@@ -194,6 +195,17 @@
     }
 }
 
+template <bool AS, bool XS>
+__global__ __launch_bounds__(64 * WG_WAVES, 2) void lt_wgrad_kernel(const WgradArgs a) {
+  wgrad_body<AS, XS>(a);
+}
+
+template <bool AS, bool XS>
+__global__ __launch_bounds__(64 * WG_WAVES, 2) void lt_wgrad_pair_kernel(const WgradArgs a0, const WgradArgs a1) {
+  const WgradArgs a = blockIdx.y == 0 ? a0 : a1;
+  wgrad_body<AS, XS>(a);
+}
+
 int pick_splits(long long M, int tiles) {
   const long long steps = (M + 31) / 32;
   long long s = 512 / tiles;
@@ -234,6 +246,34 @@
   return LT_OK;
 }
 
+extern "C" int lt_wgrad_pair(const float* dz0, const float* dz_scale0, const float* x0, const float* amax_blocks0, float* slabs0, float* db_slabs0,
+                             const float* dz1, const float* dz_scale1, const float* x1, const float* amax_blocks1, float* slabs1, float* db_slabs1,
+                             int dz_split, int x_split, int64_t M, int N, int K, int nblk_amax, void* stream) {
+  if (!dz0 || !x0 || !slabs0 || !dz1 || !x1 || !slabs1 || M < 1 || N < 4 || K < 4 || (N & 3) || (K & 3) || (!amax_blocks0 != !amax_blocks1) ||
+      (amax_blocks0 && nblk_amax < 1) || (!db_slabs0 != !db_slabs1) || (long long)M * (N > K ? N : K) * 4 >= (1ll << 32)) {
+    lt_set_error("lt_wgrad_pair: invalid argument (N and K multiples of 4, each operand below 4 GiB, amax_blocks and db_slabs for both problems or neither)");
+    return LT_EINVAL;
+  }
+  if (dz_split && (!dz_scale0 || !dz_scale1)) { lt_set_error("lt_wgrad_pair: a split dz needs its scale"); return LT_EINVAL; }
+  WgradArgs a;
+  a.dz = dz0; a.x = x0; a.M = M; a.N = N; a.K = K;
+  a.amax = amax_blocks0; a.nblk_amax = amax_blocks0 ? nblk_amax : 0;
+  a.slabs = slabs0; a.db = db_slabs0; a.x_split = x_split != 0; a.dz_split = dz_split != 0; a.dz_scale = dz_scale0;
+  a.tiles_n = (N + 16 * TA - 1) / (16 * TA);
+  a.tiles_k = (K + 16 * TB - 1) / (16 * TB);
+  a.splits = pick_splits((long long)M, a.tiles_n * a.tiles_k);
+  WgradArgs b = a;
+  b.dz = dz1; b.x = x1; b.amax = amax_blocks1; b.slabs = slabs1; b.db = db_slabs1; b.dz_scale = dz_scale1;
+  const dim3 grid((unsigned)((a.tiles_n * a.tiles_k * a.splits + 7) / 8 * 8), 2);
+  if (a.dz_split && a.x_split) hipLaunchKernelGGL((lt_wgrad_pair_kernel<true, true>), grid, dim3(64 * WG_WAVES), 0, (hipStream_t)stream, a, b);
+  else if (a.x_split) hipLaunchKernelGGL((lt_wgrad_pair_kernel<false, true>), grid, dim3(64 * WG_WAVES), 0, (hipStream_t)stream, a, b);
+  else if (a.dz_split) hipLaunchKernelGGL((lt_wgrad_pair_kernel<true, false>), grid, dim3(64 * WG_WAVES), 0, (hipStream_t)stream, a, b);
+  else hipLaunchKernelGGL((lt_wgrad_pair_kernel<false, false>), grid, dim3(64 * WG_WAVES), 0, (hipStream_t)stream, a, b);
+  const hipError_t e = hipGetLastError();
+  if (e != hipSuccess) { lt_set_error(hipGetErrorString(e)); return LT_EHIP; }
+  return LT_OK;
+}
+
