__global__ void wino_weights_kernel(const rehr_gather_gemm_desc d, float* __restrict__ up) {
  const float G[4][3] = {{1.f, 0.f, 0.f}, {.5f, .5f, .5f}, {.5f, -.5f, .5f}, {0.f, 0.f, 1.f}};
  const int64_t per = (int64_t)d.Npad * d.Cin;
  const int64_t total = (int64_t)d.td.count * per;
  for (int64_t i = (int64_t)blockIdx.x * blockDim.x + threadIdx.x; i < total; i += (int64_t)gridDim.x * blockDim.x) {
    const int jd = (int)(i / per);
    const int64_t nc = i - (int64_t)jd * per;
    float g[3][3];
#pragma unroll
    for (int jh = 0; jh < 3; ++jh)
#pragma unroll
      for (int jw = 0; jw < 3; ++jw) {
        const int a = d.bh + d.th.off0 + d.th.offs * jh + 1;
        const int b = d.bw + d.tw.off0 + d.tw.offs * jw + 1;
        const int wt = ((d.td.k0 + d.td.ks * jd) * d.KH + (d.th.k0 + d.th.ks * jh)) * d.KW + (d.tw.k0 + d.tw.ks * jw);
        const float v = d.wp[(int64_t)wt * per + nc];
#pragma unroll
        for (int aa = 0; aa < 3; ++aa)
#pragma unroll
          for (int bb = 0; bb < 3; ++bb)
            if (aa == a && bb == b) g[aa][bb] = v;
      }
    float t[4][3];
#pragma unroll
    for (int r = 0; r < 4; ++r)
#pragma unroll
      for (int b = 0; b < 3; ++b) t[r][b] = G[r][0] * g[0][b] + G[r][1] * g[1][b] + G[r][2] * g[2][b];
#pragma unroll
    for (int r = 0; r < 4; ++r)
#pragma unroll
      for (int c = 0; c < 4; ++c)
        up[((int64_t)jd * 16 + r * 4 + c) * per + nc] = t[r][0] * G[c][0] + t[r][1] * G[c][1] + t[r][2] * G[c][2];
  }
}

__global__ __launch_bounds__(256, 2) void wino_conv_kernel(const WinoParams p) {
  const rehr_gather_gemm_desc& d = p.d;
  extern __shared__ __attribute__((aligned(16))) float smem[];
  float* Xs = smem;

  const int tid = threadIdx.x, lane = tid & 63;
  const int r = __builtin_amdgcn_readfirstlane(tid >> 6);
  const int half = lane >> 5, col = lane & 31;
  const int n_img = blockIdx.z;
  const int n0 = blockIdx.y * 32;
  int b = xcd_remap(blockIdx.x, gridDim.x);
  const int bw_ = b % p.nb_w; b /= p.nb_w;
// ... 169 lines not shown
    if (r == 0 && half == 0 && colok) {
      const float a1 = red[col] + red[64 + col] + red[128 + col] + red[192 + col];
      const float a2 = red[32 + col] + red[96 + col] + red[160 + col] + red[224 + col];
      double* st = d.stats + ((int64_t)n_img * d.Cout + col_n) * 2;
      atomicAdd(st, (double)a1);
      if (d.stats_mode == 2) atomicAdd(st + 1, (double)a2);
    }
  }
}

constexpr int PW2 = 18, PVOX2 = 18 * 18;
constexpr int RP2 = PW2 * LDX + 8;
constexpr int BUF2 = PW2 * RP2;

__global__ void wino_weights_frag_kernel(const rehr_gather_gemm_desc d, float* __restrict__ up, int kchunks) {
  const float G[4][3] = {{1.f, 0.f, 0.f}, {.5f, .5f, .5f}, {.5f, -.5f, .5f}, {0.f, 0.f, 1.f}};
  const int cpad = kchunks * 32;
  const int64_t per = (int64_t)d.Npad * cpad;
  const int64_t per_src = (int64_t)d.Npad * d.Cin;
  const int64_t total = (int64_t)d.td.count * per;
  const int NT = d.Npad / 32;
  for (int64_t i = (int64_t)blockIdx.x * blockDim.x + threadIdx.x; i < total; i += (int64_t)gridDim.x * blockDim.x) {
    const int jd = (int)(i / per);
    const int64_t rem = i - (int64_t)jd * per;
    const int n = (int)(rem / cpad), ci = (int)(rem - (int64_t)n * cpad);
    float g[3][3];
#pragma unroll
    for (int jh = 0; jh < 3; ++jh)
#pragma unroll
      for (int jw = 0; jw < 3; ++jw) {
        const int a = d.bh + d.th.off0 + d.th.offs * jh + 1;
        const int b = d.bw + d.tw.off0 + d.tw.offs * jw + 1;
        const int wt = ((d.td.k0 + d.td.ks * jd) * d.KH + (d.th.k0 + d.th.ks * jh)) * d.KW + (d.tw.k0 + d.tw.ks * jw);
        const float v = ci < d.Cin ? d.wp[(int64_t)wt * per_src + (int64_t)n * d.Cin + ci] : 0.f;
#pragma unroll
        for (int aa = 0; aa < 3; ++aa)
#pragma unroll
          for (int bb = 0; bb < 3; ++bb)
            if (aa == a && bb == b) g[aa][bb] = v;
      }
    float t[4][3];
#pragma unroll
    for (int r = 0; r < 4; ++r)
#pragma unroll
      for (int b = 0; b < 3; ++b) t[r][b] = G[r][0] * g[0][b] + G[r][1] * g[1][b] + G[r][2] * g[2][b];
    const int nt = n >> 5, col = n & 31, chunk = ci >> 5, kk = (ci >> 3) & 3, half = (ci >> 2) & 1, e = ci & 3;
#pragma unroll
    for (int r = 0; r < 4; ++r)
#pragma unroll
      for (int c = 0; c < 4; ++c) {
        const int64_t o = (((((int64_t)jd * 16 + r * 4 + c) * NT + nt) * kchunks + chunk) * 4 + kk) * 256 +
                          (half * 32 + col) * 4 + e;
        up[o] = t[r][0] * G[c][0] + t[r][1] * G[c][1] + t[r][2] * G[c][2];
      }
  }
}
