__global__ __launch_bounds__(256) void k_p_sample_frenet(int mode, float* __restrict__ trans, float* __restrict__ rots,
                                                         const float* __restrict__ z, const float* __restrict__ eps,
                                                         const int32_t* __restrict__ rmask, const int32_t* __restrict__ cidx,
                                                         int N, float alpha, float sqrt_alpha, float somac, float sqrt_beta,
                                                         float scale, float a, float bz, float c_scaled) {
    extern __shared__ __attribute__((aligned(16))) float sm[];
    float* x = sm;
    float* tv = x + 3 * N;
    float* base = tv + 3 * N;
    float* st1 = base + 9 * N;
    __shared__ int s_len;
    const int b = blockIdx.x, tid = threadIdx.x;
    float* tr = trans + (size_t)b * N * 3;
    if (tid == 0) s_len = 0;
    __syncthreads();
    int cnt = 0;
    for (int n = tid; n < N; n += 256) cnt += rmask[b * N + n];
    atomicAdd(&s_len, cnt);
    if (mode == 1) {
        const float w_z = (1.0f - alpha) / somac;
        const float inv_sa = 1.0f / sqrt_alpha;
        for (int u = tid; u < 3 * N; u += 256) {
            const float m = (float)rmask[b * N + u / 3];
            float v = inv_sa * (tr[u] - w_z * z[(size_t)b * N * 3 + u]);
            v = v * m;
            if (eps) { v = v + scale * sqrt_beta * eps[(size_t)b * N * 3 + u]; v = v * m; }
            x[u] = v;
            tr[u] = v;
        }
    } else if (mode == 2) {
        for (int u = tid; u < 3 * N; u += 256) {
            const float m = (float)rmask[b * N + u / 3];
            float v = a * tr[u] + bz * z[(size_t)b * N * 3 + u];
            v = v * m;
            if (eps) { v = v + c_scaled * eps[(size_t)b * N * 3 + u]; v = v * m; }
            x[u] = v;
            tr[u] = v;
        }
    } else {
        for (int u = tid; u < 3 * N; u += 256) x[u] = tr[u];
    }
    __syncthreads();
    const int len = s_len;
    for (int n = tid; n < N - 1; n += 256) {
        const float dx = x[3 * n + 3] - x[3 * n], dy = x[3 * n + 4] - x[3 * n + 1], dz = x[3 * n + 5] - x[3 * n + 2];
        const float nr = sqrtf(1e-10f + ((dx * dx + dy * dy) + dz * dz));
        tv[3 * n] = dx / nr; tv[3 * n + 1] = dy / nr; tv[3 * n + 2] = dz / nr;
    }
    __syncthreads();
    for (int n = tid; n < N; n += 256) {
        float R[9] = {1.f, 0.f, 0.f, 0.f, 1.f, 0.f, 0.f, 0.f, 1.f};
        if (n >= 1 && n < len - 1) {
            const int m = n - 1;
            const float ax = tv[3 * m], ay = tv[3 * m + 1], az = tv[3 * m + 2];
            const float bx = tv[3 * m + 3], by = tv[3 * m + 4], bz = tv[3 * m + 5];
            float cx = ay * bz - az * by, cy = az * bx - ax * bz, cz = ax * by - ay * bx;
            const float nr = sqrtf(1e-10f + ((cx * cx + cy * cy) + cz * cz));
            cx /= nr; cy /= nr; cz /= nr;
            const float nx = cy * bz - cz * by, ny = cz * bx - cx * bz, nz = cx * by - cy * bx;
            R[0] = bx; R[1] = cx; R[2] = nx;
            R[3] = by; R[4] = cy; R[5] = ny;
            R[6] = bz; R[7] = cz; R[8] = nz;
        }
#pragma unroll
        for (int k = 0; k < 9; ++k) base[9 * n + k] = R[k];
    }
    __syncthreads();
    const int32_t* ch = cidx + b * N;
    for (int n = tid; n < N; n += 256) {
        int srcn = n;
        if (n < len && (n == 0 || ch[n] != ch[n - 1])) srcn = n + 1;
#pragma unroll
        for (int k = 0; k < 9; ++k) st1[9 * n + k] = (srcn < N) ? base[9 * srcn + k] : ((k % 4 == 0) ? 1.f : 0.f);
    }
    __syncthreads();
    float* ro = rots + (size_t)b * N * 9;
    for (int n = tid; n < N; n += 256) {
        int k = n;
        if (n < len) {
            while (k >= 0 && (k == len - 1 || ch[k] != ch[k + 1])) --k;
            if (k < 0) k = N - 1;
        }
#pragma unroll
        for (int q = 0; q < 9; ++q) ro[9 * n + q] = st1[9 * k + q];
    }
}

__global__ void k_fill_i32(int32_t* p, int n, int v) {
    const int i = blockIdx.x * blockDim.x + threadIdx.x;
    if (i < n) p[i] = v;
}

__global__ void k_scale_copy(const float* __restrict__ in, float* __restrict__ out, int n, float s) {
    const int i = blockIdx.x * blockDim.x + threadIdx.x;
    if (i < n) out[i] = in[i] * s;
}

→ WORK ORDER
In the material above, locate the line containing "up[o] = t[r][0]" and the line containing "k_p_sample_frenet(int mode, float*". Transcribe exactly those two lines and every line between them, and nothing more.

→ WRITTEN ANSWER
        up[o] = t[r][0] * G[c][0] + t[r][1] * G[c][1] + t[r][2] * G[c][2];
      }
  }
}
__global__ __launch_bounds__(256) void k_p_sample_frenet(int mode, float* __restrict__ trans, float* __restrict__ rots,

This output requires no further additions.